# ACTION ITEM
Search the listing for the word "getattr". Copy every line where it is found.

# RECORDS TO PROCESS
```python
def lib():
    global _lib
    if _lib is None:
        if not os.path.exists(LIB_PATH):
            raise BmhError(BMH_E_NODEVICE, f"{LIB_PATH} not built; run __graft_entry__.build()")
        L = C.CDLL(LIB_PATH)
        L.bmh_strerror.restype = C.c_char_p
        L.bmh_last_error.restype = C.c_char_p
        L.bmh_last_error.argtypes = [C.c_void_p]
        for name in ("bmh_ctx_destroy", "bmh_ctx_sync"):
            getattr(L, name).argtypes = [C.c_void_p]
        L.bmh_ctx_create.argtypes = [C.POINTER(C.c_void_p), C.c_int]
        L.bmh_ctx_set_params.argtypes = [C.c_void_p, C.c_void_p]
        L.bmh_ctx_set_stream.argtypes = [C.c_void_p, C.c_void_p]
        L.bmh_ctx_set_qcap.argtypes = [C.c_void_p, C.c_int]
        L.bmh_ctx_set_wide_extension.argtypes = [C.c_void_p, C.c_int]
        L.bmh_extend_wide_stats.argtypes = [C.c_void_p, C.POINTER(C.c_int64), C.POINTER(C.c_float)]
        L.bmh_global_long_stats.argtypes = [C.c_void_p, C.POINTER(C.c_int64), C.POINTER(C.c_float)]
        L.bmh_ctx_set_wide_sw.argtypes = [C.c_void_p, C.c_int]
        L.bmh_sw_wide_stats.argtypes = [C.c_void_p, C.POINTER(C.c_int64), C.POINTER(C.c_float)]
        L.bmh_ctx_reserve_staging.argtypes = [C.c_void_p, C.c_size_t, C.c_size_t]
        L.bmh_ctx_reserve_device.argtypes = [C.c_void_p, C.c_size_t, C.c_int64, C.c_size_t]
        L.bmh_ctx_reserve_kernels.argtypes = [C.c_void_p, C.c_int, C.c_int, C.c_int64, C.c_int]
        L.bmh_ctx_set_pac.argtypes = [C.c_void_p, C.c_void_p, C.c_int64]
        L.bmh_set_kernel_timing.argtypes = [C.c_void_p, C.c_int]
        L.bmh_last_kernel_ms.argtypes = [C.c_void_p, C.POINTER(C.c_float)]
        L.bmh_last_extend_bin_ms.argtypes = [C.c_void_p, C.POINTER(C.c_float)]
        L.bmh_last_global_bin_ms.argtypes = [C.c_void_p, C.POINTER(C.c_float)]
        L.bmh_last_global_bands.argtypes = [C.c_void_p, C.c_void_p, C.c_int64]
        L.bmh_last_global_bin_counts.argtypes = [C.c_void_p, C.c_void_p]
        L.bmh_ctx_set_extend_rows.argtypes = [C.c_void_p, C.c_int64]
        L.bmh_last_extend_rows.argtypes = [C.c_void_p, C.c_void_p, C.c_int64]
        L.bmh_last_extend_bands.argtypes = [C.c_void_p, C.c_void_p, C.c_int64]
        L.bmh_last_seedext_round_ms.argtypes = [C.c_void_p, C.POINTER(C.c_float)]
        L.bmh_extend_bin_ms_sum.argtypes = [C.c_void_p, C.POINTER(C.c_double), C.POINTER(C.c_longlong), C.c_int]
        L.bmh_upload_pool.argtypes = [C.c_void_p, C.c_void_p, C.c_size_t]
        L.bmh_extend_batch.argtypes = [C.c_void_p, C.c_void_p, C.c_size_t, C.c_void_p, C.c_int64, C.c_void_p]
        L.bmh_extend_batch_device.argtypes = [C.c_void_p, C.c_void_p, C.c_void_p, C.c_int64, C.c_void_p, C.c_void_p]
        L.bmh_seedext_batch.argtypes = [C.c_void_p, C.c_void_p, C.c_size_t, C.c_void_p, C.c_int64, C.c_void_p]
        L.bmh_seedext_batch_device.argtypes = [C.c_void_p, C.c_void_p, C.c_void_p, C.c_int64, C.c_void_p]
        L.bmh_seedext_submit.argtypes = [C.c_void_p, C.c_void_p, C.c_int64]
        L.bmh_seedext_wait.argtypes = [C.c_void_p, C.c_void_p]
        L.bmh_seedext_stats.argtypes = [C.c_void_p, C.c_void_p]
        L.bmh_ctx_set_bwt.argtypes = [C.c_void_p, C.c_void_p]
        L.bmh_smem_batch.argtypes = [C.c_void_p, C.c_void_p, C.c_int, C.c_void_p, C.c_void_p, C.c_void_p, C.c_size_t, C.c_void_p,
                                     C.c_void_p, C.c_size_t]
        L.bmh_sa_batch.argtypes = [C.c_void_p, C.c_void_p, C.c_int64, C.c_void_p]
        L.bmh_chain_batch.argtypes = [C.c_void_p, C.c_void_p, C.c_int64, C.c_int, C.c_void_p, C.c_void_p, C.c_void_p, C.c_void_p,
                                      C.c_void_p, C.c_void_p, C.c_void_p, C.c_uint64, C.c_void_p]
        L.bmh_seed_chain_batch.argtypes = [C.c_void_p, C.c_void_p, C.c_void_p, C.c_int64, C.c_int, C.c_void_p, C.c_void_p]
        L.bmh_chain_stats.argtypes = [C.c_void_p, C.c_void_p]
        L.bmh_matesw_batch.argtypes = [C.c_void_p, C.c_int64, C.c_void_p, C.c_int, C.c_void_p, C.c_void_p, C.c_void_p,
                                       C.c_void_p, C.c_void_p, C.c_void_p, C.c_void_p]
        L.bmh_matesw_device.argtypes = [C.c_void_p, C.c_int64, C.c_int, C.c_void_p, C.c_void_p, C.c_void_p, C.c_void_p, C.c_float,
                                        C.c_void_p]
        L.bmh_sw_batch.argtypes = [C.c_void_p, C.c_void_p, C.c_size_t, C.c_void_p, C.c_int64, C.c_void_p]
        L.bmh_sw_batch_device.argtypes = [C.c_void_p, C.c_void_p, C.c_void_p, C.c_int64, C.c_void_p]
        L.bmh_extend_batch_sharded.argtypes = [C.POINTER(C.c_void_p), C.c_int, C.c_void_p, C.c_size_t, C.c_void_p,
                                               C.c_int64, C.c_void_p]
        L.bmh_global_batch.argtypes = [C.c_void_p, C.c_void_p, C.c_size_t, C.c_void_p, C.c_int64, C.c_void_p,
                                       C.c_void_p, C.c_size_t]
        L.bmh_global_batch_device.argtypes = [C.c_void_p, C.c_void_p, C.c_void_p, C.c_int64, C.c_void_p, C.c_void_p,
                                              C.c_void_p]
        L.bmh_chain2aln_batch.argtypes = [C.c_void_p, C.c_int64, C.c_void_p, C.c_int, C.c_void_p, C.c_void_p,
                                          C.c_void_p, C.c_void_p, C.c_void_p]
        L.bmh_driver_stats.argtypes = [C.c_void_p, C.c_void_p]
        L.bmh_chains2regs_batch.argtypes = [C.c_void_p, C.c_int64, C.c_void_p, C.c_int, C.c_void_p, C.c_void_p, C.c_int, C.c_void_p]
        L.bmh_chains2regs_device.argtypes = [C.c_void_p, C.c_int64, C.c_int, C.c_void_p, C.c_void_p, C.c_int, C.c_void_p]
        L.bmh_seed_chain_regs_batch.argtypes = [C.c_void_p, C.c_void_p, C.c_void_p, C.c_int64, C.c_int, C.c_void_p, C.c_int, C.c_void_p]
        L.bmh_sort_dedup_batch.argtypes = [C.c_void_p, C.c_int, C.c_void_p, C.c_float]
        L.bmh_ctx_set_regs_dedup.argtypes = [C.c_void_p, C.c_int, C.c_float]
        L.bmh_last_dedup_stats.argtypes = [C.c_void_p, C.POINTER(C.c_int64), C.POINTER(C.c_int64), C.POINTER(C.c_float)]
        L.bmh_pestat_candidates.argtypes = [C.c_void_p, C.c_int64, C.c_int, C.c_void_p, C.c_void_p]
        L.bmh_pestat_from_candidates.argtypes = [C.c_void_p, C.c_int64, C.c_void_p, C.c_void_p, C.c_int]
        L.bmh_pestat_device.argtypes = [C.c_void_p, C.c_void_p, C.c_int64, C.c_int, C.c_void_p, C.c_void_p]
        L.bmh_ctx_set_regs_drop_exact.argtypes = [C.c_void_p, C.c_int]
        L.bmh_ctx_set_pestat_collect.argtypes = [C.c_void_p, C.c_int, C.c_void_p]
        L.bmh_last_pestat_candidates.argtypes = [C.c_void_p, C.c_void_p, C.c_int64, C.POINTER(C.c_float)]
        L.bmh_last_drop_exact_stats.argtypes = [C.c_void_p, C.POINTER(C.c_int64)]
        L.bmh_decide_batch.argtypes = [C.c_void_p, C.c_int64, C.c_void_p, C.c_int64, C.c_int] + [C.c_void_p] * 6
        L.bmh_decide_device.argtypes = [C.c_void_p] + L.bmh_decide_batch.argtypes
        L.bmh_ctx_set_decide_device.argtypes = [C.c_void_p, C.c_int]
        L.bmh_last_decide_stats.argtypes = [C.c_void_p, C.POINTER(C.c_int64), C.POINTER(C.c_int64), C.POINTER(C.c_float)]
        L.bmh_wanted_cigar_batch.argtypes = [C.c_void_p, C.c_void_p, C.c_void_p, C.c_int, C.c_int] + [C.c_void_p] * 7 + [C.c_size_t, C.c_void_p, C.c_size_t]
        L.bmh_wanted_cigar_device.argtypes = L.bmh_wanted_cigar_batch.argtypes
        L.bmh_ctx_set_refidx.argtypes = [C.c_void_p, C.c_void_p]
        L.bmh_ctx_set_wanted_device.argtypes = [C.c_void_p, C.c_int]
        L.bmh_phase2_device.argtypes = ([C.c_void_p] * 5 + [C.c_int64, C.c_int] + [C.c_void_p] * 8 + [C.c_int64, C.c_void_p, C.c_void_p, C.c_size_t,
                                        C.c_void_p, C.c_size_t])
        L.bmh_ctx_set_phase2_device.argtypes = [C.c_void_p, C.c_int]
        L.bmh_last_phase2_stats.argtypes = [C.c_void_p, C.c_void_p]
        L.bmh_sam_text_batch.argtypes = [C.c_void_p, C.c_void_p, C.c_void_p, C.c_int] + [C.c_void_p] * 10 + [C.c_char_p, C.c_void_p, C.c_void_p]
        L.bmh_sam_text_device.argtypes = [C.c_void_p] + L.bmh_sam_text_batch.argtypes
        L.bmh_ctx_set_refnames.argtypes = [C.c_void_p, C.c_void_p]
        L.bmh_ctx_set_samtext_device.argtypes = [C.c_void_p, C.c_int]
        L.bmh_last_samtext_stats.argtypes = [C.c_void_p, C.c_void_p]
        L.bmh_phase2_text_device.argtypes = [C.c_void_p] * 5 + [C.c_int64, C.c_int, C.c_void_p, C.c_void_p, C.c_char_p, C.c_void_p, C.c_void_p]
        L.bmh_ctx_set_phase2_text_device.argtypes = [C.c_void_p, C.c_int]
        L.bmh_last_phase2_text_stats.argtypes = [C.c_void_p, C.c_void_p]
        L.bmh_reads_sam_device.argtypes = [C.c_void_p, C.c_void_p, C.c_void_p, C.c_int, C.c_void_p, C.c_void_p, C.c_void_p, C.c_int64, C.c_int,
                                           C.c_void_p, C.c_char_p, C.c_void_p, C.c_void_p]
        L.bmh_last_reads_sam_stats.argtypes = [C.c_void_p, C.c_void_p]
        L.bmh_last_wanted_stats.argtypes = [C.c_void_p, C.POINTER(C.c_int64), C.POINTER(C.c_int64), C.POINTER(C.c_int64), C.POINTER(C.c_float)]
        L.bmh_region_cigar_batch.argtypes = [C.c_void_p, C.c_void_p, C.c_size_t, C.c_size_t, C.c_void_p, C.c_int64, C.c_void_p, C.c_int64,
                                             C.c_size_t, C.c_int, C.c_int, C.c_void_p, C.c_void_p, C.c_void_p]
        L.bmh_region_cigar_batch.restype = C.c_int
        L.bmh_region_cigar_batch_long.argtypes = L.bmh_region_cigar_batch.argtypes + [C.POINTER(C.c_void_p), C.POINTER(C.c_int64),
                                                                                      C.POINTER(C.c_void_p), C.POINTER(C.c_void_p)]
        L.bmh_region_cigar_batch_long.restype = C.c_int
        L.bmh_last_region_long_stats.argtypes = [C.c_void_p, C.POINTER(C.c_int64), C.POINTER(C.c_int64), C.POINTER(C.c_int64), C.POINTER(C.c_float)]
        L.bmh_ctx_set_region_long.argtypes = [C.c_void_p, C.c_int]
        L.bmh_last_reg2cigar_stats.argtypes = [C.c_void_p, C.POINTER(C.c_int64), C.POINTER(C.c_int64), C.POINTER(C.c_int64)]
        L.bmh_reg2cigar_batch.argtypes = [C.c_void_p, C.c_int64, C.c_void_p, C.c_void_p, C.c_int64, C.c_void_p, C.c_void_p,
# ... 49 lines not shown
        self._check(lib().bmh_ctx_set_stream(self._h, C.c_void_p(hip_stream_ptr)))

    def set_pac(self, pac, l_pac):
        pac = np.ascontiguousarray(pac, dtype=np.uint8)
        self._pac = pac
        self._check(lib().bmh_ctx_set_pac(self._h, _ptr(pac), int(l_pac)))
        return pac

    def set_qcap(self, q):
        self._check(lib().bmh_ctx_set_qcap(self._h, int(q)))

    def set_wide_extension(self, on=True):
        self._check(lib().bmh_ctx_set_wide_extension(self._h, 1 if on else 0))

    def extend_wide_stats(self):
        n, ms = C.c_int64(0), C.c_float(-1)
        self._check(lib().bmh_extend_wide_stats(self._h, C.byref(n), C.byref(ms)))
        return int(n.value), float(ms.value)

    def global_long_stats(self):
        n, ms = C.c_int64(0), C.c_float(-1)
        self._check(lib().bmh_global_long_stats(self._h, C.byref(n), C.byref(ms)))
        return int(n.value), float(ms.value)

    def set_wide_sw(self, on=True):
        self._check(lib().bmh_ctx_set_wide_sw(self._h, 1 if on else 0))

    def sw_wide_stats(self):
        n, ms = C.c_int64(0), C.c_float(-1)
        self._check(lib().bmh_sw_wide_stats(self._h, C.byref(n), C.byref(ms)))
        return int(n.value), float(ms.value)

    def reserve_staging(self, upload_bytes, download_bytes):
        self._check(lib().bmh_ctx_reserve_staging(self._h, int(upload_bytes), int(download_bytes)))

    def reserve_device(self, pool_bytes, max_tasks, cigar_words):
        self._check(lib().bmh_ctx_reserve_device(self._h, int(pool_bytes), int(max_tasks), int(cigar_words)))

    def reserve_kernels(self, seed_reads, seed_read_len, global_tasks, global_rows):
        self._check(lib().bmh_ctx_reserve_kernels(self._h, int(seed_reads), int(seed_read_len), int(global_tasks), int(global_rows)))

    def sync(self):
        self._check(lib().bmh_ctx_sync(self._h))

    def set_kernel_timing(self, on=True):
        self._check(lib().bmh_set_kernel_timing(self._h, 1 if on else 0))

    def last_kernel_ms(self):
        ms = C.c_float(-1)
        self._check(lib().bmh_last_kernel_ms(self._h, C.byref(ms)))
        return ms.value

    def last_extend_bin_ms(self):
        ms = (C.c_float * 6)()
        self._check(lib().bmh_last_extend_bin_ms(self._h, ms))
        return [float(x) for x in ms]

    def extend_bin_ms_sum(self, reset=True):
        ms = (C.c_double * 6)()
        n = C.c_longlong(0)
        self._check(lib().bmh_extend_bin_ms_sum(self._h, ms, C.byref(n), 1 if reset else 0))
        return [float(x) for x in ms], int(n.value)

    def last_seedext_round_ms(self):
        ms = (C.c_float * 4)()
        self._check(lib().bmh_last_seedext_round_ms(self._h, ms))
        return [float(x) for x in ms]

    def last_global_bin_ms(self):
        ms = (C.c_float * 3)()
        self._check(lib().bmh_last_global_bin_ms(self._h, ms))
        return [float(x) for x in ms]

    def last_global_bands(self, n):
        bands = np.zeros(int(n), dtype=np.uint8)
        self._check(lib().bmh_last_global_bands(self._h, _ptr(bands), int(n)))
        return bands

    def last_global_bin_counts(self):
        counts = np.zeros(8, dtype=np.uint32)
        self._check(lib().bmh_last_global_bin_counts(self._h, _ptr(counts)))
        return counts

    def set_extend_rows(self, cap):
        self._check(lib().bmh_ctx_set_extend_rows(self._h, int(cap)))

    def last_extend_rows(self, n):
        rows = np.zeros(int(n), dtype=np.uint16)
        self._check(lib().bmh_last_extend_rows(self._h, _ptr(rows), int(n)))
        return rows

    def last_extend_bands(self, n):
        bands = np.zeros(int(n), dtype=np.uint8)
        self._check(lib().bmh_last_extend_bands(self._h, _ptr(bands), int(n)))
        return bands

    def upload_pool(self, pool):
        pool = np.ascontiguousarray(pool, dtype=np.uint8)
        self._check(lib().bmh_upload_pool(self._h, _ptr(pool), pool.nbytes))

    def extend_batch(self, pool, tasks):
        pool = None if pool is None else np.ascontiguousarray(pool, dtype=np.uint8)
        tasks = np.ascontiguousarray(tasks, dtype=EXT_TASK)
        res = np.zeros(len(tasks), dtype=EXT_RES)
        self._check(lib().bmh_extend_batch(self._h, _ptr(pool), _nbytes(pool), _ptr(tasks), len(tasks), _ptr(res)))
        return res

    def seedext_batch(self, pool, tasks):
        pool = None if pool is None else np.ascontiguousarray(pool, dtype=np.uint8)
        tasks = np.ascontiguousarray(tasks, dtype=SEED_TASK)
        res = np.zeros(len(tasks), dtype=SEED_RES)
        self._check(lib().bmh_seedext_batch(self._h, _ptr(pool), _nbytes(pool), _ptr(tasks), len(tasks), _ptr(res)))
        return res

    def seedext_submit(self, tasks):
        tasks = np.ascontiguousarray(tasks, dtype=SEED_TASK)
        self._check(lib().bmh_seedext_submit(self._h, _ptr(tasks), len(tasks)))
        self._seed_pending = len(tasks)

    def seedext_wait(self):
        n, self._seed_pending = getattr(self, "_seed_pending", None) or 0, None
        res = np.zeros(n, dtype=SEED_RES)
        self._check(lib().bmh_seedext_wait(self._h, _ptr(res) if n else None))
        return res

    def seedext_batch_device(self, d_pool, d_tasks, n, d_res):
        self._check(lib().bmh_seedext_batch_device(self._h, C.c_void_p(d_pool), C.c_void_p(d_tasks), int(n), C.c_void_p(d_res)))

    def seedext_stats(self):
        st = (C.c_int64 * 5)()
        self._check(lib().bmh_seedext_stats(self._h, st))
        return dict(zip(("seeds", "left_tasks", "left_retries", "right_tasks", "right_retries"), [int(x) for x in st]))

    def global_batch(self, pool, tasks, cigar_words):
        pool = None if pool is None else np.ascontiguousarray(pool, dtype=np.uint8)
        tasks = np.ascontiguousarray(tasks, dtype=GLB_TASK)
        res = np.zeros(len(tasks), dtype=GLB_RES)
        cig = np.zeros(max(int(cigar_words), 1), dtype=np.uint32)
        self._check(lib().bmh_global_batch(self._h, _ptr(pool), _nbytes(pool), _ptr(tasks), len(tasks), _ptr(res),
                                           _ptr(cig), int(cigar_words)))
        return res, cig

    def region_cigar_batch(self, readpool, opool_bytes, reqs, tasks, task_cigar_words, cig_cap=24, md_cap=64):
        readpool = np.ascontiguousarray(readpool, dtype=np.uint8)
        reqs = np.ascontiguousarray(reqs, dtype=REGION_REQ)
        tasks = np.ascontiguousarray(tasks, dtype=GLB_TASK)
        res = np.zeros(len(reqs), dtype=REGION_RES)
        cig = np.zeros((max(len(reqs), 1), cig_cap), dtype=np.uint32)
        md = np.zeros((max(len(reqs), 1), md_cap), dtype=np.uint8)
        self._check(lib().bmh_region_cigar_batch(self._h, _ptr(readpool), readpool.nbytes, int(opool_bytes), _ptr(reqs), len(reqs),
                                                 _ptr(tasks), len(tasks), int(task_cigar_words), int(cig_cap), int(md_cap), _ptr(res),
                                                 _ptr(cig), _ptr(md)))
        return res, cig, md

    def region_cigar_batch_long(self, readpool, opool_bytes, reqs, tasks, task_cigar_words, cig_cap=24, md_cap=64, guard=0):
        readpool = np.ascontiguousarray(readpool, dtype=np.uint8)
        reqs = np.ascontiguousarray(reqs, dtype=REGION_REQ)
        tasks = np.ascontiguousarray(tasks, dtype=GLB_TASK)
        n = len(reqs)
        res_b = np.full(n * REGION_RES.itemsize + guard + 1, 0x5A, dtype=np.uint8)
        cig_b = np.full(max(n, 1) * cig_cap * 4 + guard, 0x5A, dtype=np.uint8)
        md_b = np.full(max(n, 1) * md_cap + guard, 0x5A, dtype=np.uint8)
        longs, n_long, lcig, lmd = C.c_void_p(), C.c_int64(-1), C.c_void_p(), C.c_void_p()
        self._check(lib().bmh_region_cigar_batch_long(self._h, _ptr(readpool), readpool.nbytes, int(opool_bytes), _ptr(reqs), n, _ptr(tasks),
                                                      len(tasks), int(task_cigar_words), int(cig_cap), int(md_cap), _ptr(res_b), _ptr(cig_b),
                                                      _ptr(md_b), C.byref(longs), C.byref(n_long), C.byref(lcig), C.byref(lmd)))
# ... 728 lines not shown
```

# WRITTEN RESPONSE
            getattr(L, name).argtypes = [C.c_void_p]
        n, self._seed_pending = getattr(self, "_seed_pending", None) or 0, None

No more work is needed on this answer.